If your car is still on finance, you cannot just hand over the keys and hope the debt sorts itself out later. In most PCP and HP agreements, the finance company still owns the car until the agreement is settled, so the sale has to be handled in the right order.
The good news is that plenty of financed cars are sold perfectly legally every day in the UK. The trick is to understand what kind of agreement you have, get an up to date settlement figure, and make sure the finance is cleared before ownership changes hands.
The short version
If your car is on PCP or hire purchase, you normally need to settle the finance before or as part of the sale. If you are selling to a dealer, the dealer will often handle that for you and pay the lender directly. If you are selling privately, you need a much more careful process because the buyer will want proof that the outstanding finance is actually being cleared.

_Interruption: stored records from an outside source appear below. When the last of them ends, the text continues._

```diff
+def convfirst_forward(x, w, bn_weight, bn_bias, running_mean, running_var, momentum, eps, phases=3):
+    if not convfirst_applicable(x, w):
+        raise SeldNativeError("convfirst: unsupported shapes, dtypes or layouts")
+    b, _, t, f = x.shape
+    index = ensure_init(x.device)
+    y = torch.empty((b, w.shape[0], t, f // 2), dtype=x.dtype, device=x.device, memory_format=torch.channels_last)
+    stats = torch.empty((2, 2, w.shape[0]), dtype=torch.float32, device=x.device)
+    lib = load_library()
+    ws = torch.empty(int(lib.seld_convfirst_workspace_floats(0)), dtype=torch.float32, device=x.device)
+    with _device_guard(index):
+        check(lib.seld_convfirst_forward(_p(x), _p(w), _is_bf16(w), *w.stride(), b, t, f, _p(bn_weight), _p(bn_bias),
+                                         _p(running_mean), _p(running_var), float(momentum), float(eps), _p(y),
+                                         _p(stats[0]), _p(stats[1]), _p(ws), int(phases), _stream_ptr(x.device)),
+              "seld_convfirst_forward")
+    return y, stats[0], stats[1]
+
+
+def convfirst_backward(x, w, dy, mean_invstd, scale_shift, dw, phases=3):
+    if not convfirst_applicable(x, w) or dw.shape != w.shape or dw.dtype not in (torch.float32, torch.bfloat16):
+        raise SeldNativeError("convfirst: unsupported shapes, dtypes or layouts")
+    b, _, t, f = x.shape
+    if tuple(dy.shape) != (b, w.shape[0], t, f // 2):
+        raise SeldNativeError("convfirst: dy does not match the block's output")
+    if dy.dtype != x.dtype or not dy.is_contiguous(memory_format=torch.channels_last):
+        dy = dy.to(x.dtype).contiguous(memory_format=torch.channels_last)
+    index = ensure_init(x.device)
+    dgb = torch.empty((2, w.shape[0]), dtype=torch.float32, device=x.device)
+    lib = load_library()
+    ws = torch.empty(int(lib.seld_convfirst_workspace_floats(1)), dtype=torch.float32, device=x.device)
+    with _device_guard(index):
+        check(lib.seld_convfirst_backward(_p(x), _p(w), _is_bf16(w), *w.stride(), _p(dy), b, t, f, _p(mean_invstd),
+                                          _p(scale_shift), _p(dw), _is_bf16(dw), *dw.stride(), _p(dgb[0]), _p(dgb[1]),
+                                          _p(ws), int(phases), _stream_ptr(x.device)), "seld_convfirst_backward")
+    return dw, dgb[0], dgb[1]
 
 
 
diff --git a/sound-event-localization-detection_amd/trainer.py b/sound-event-localization-detection_amd/trainer.py
--- a/sound-event-localization-detection_amd/trainer.py
+++ b/sound-event-localization-detection_amd/trainer.py
@@ -67,6 +67,9 @@
             os.environ.get("SELD_CONV_AS_FWD", "1") != "0"
         model_crnn._Conv3x3.fused_wgrad = bool(getattr(config, "FUSED_CONV_WGRAD", True)) and \
             os.environ.get("SELD_CONV_WGRAD", "1") != "0"
+        import seld_convfirst
+        seld_convfirst.enabled = bool(getattr(config, "FUSED_FIRST_BLOCK", True)) and \
+            os.environ.get("SELD_FIRST_BLOCK", "1") != "0"
         if os.environ.get("SELD_DWCONV") is None:
             import seld_dwconv
             seld_dwconv.enabled = getattr(config, "FUSED_DWCONV", "auto")
```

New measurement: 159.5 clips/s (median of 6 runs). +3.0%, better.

If the car was bought with a personal loan, the position is different. You own the car, because the loan is unsecured and linked to you rather than to the vehicle, so you can sell it and then repay the loan yourself.
If it is a lease or PCH agreement, you do not own the car, so this is usually an early termination conversation with the leasing company rather than a normal sale.
Why financed cars are different
Carwow’s 2025 guide puts it neatly: technically you cannot sell a PCP or HP car until the finance is settled, but in practice you can still change or dispose of it by paying off the agreement as part of the transaction.
That matters because the legal owner is often the finance company, not the driver whose name is on the V5C. The V5C shows the registered keeper, not ownership. That is also why buyers who run an HPI style check tend to walk away fast if the finance flag is still showing and the seller cannot explain exactly how it will be cleared.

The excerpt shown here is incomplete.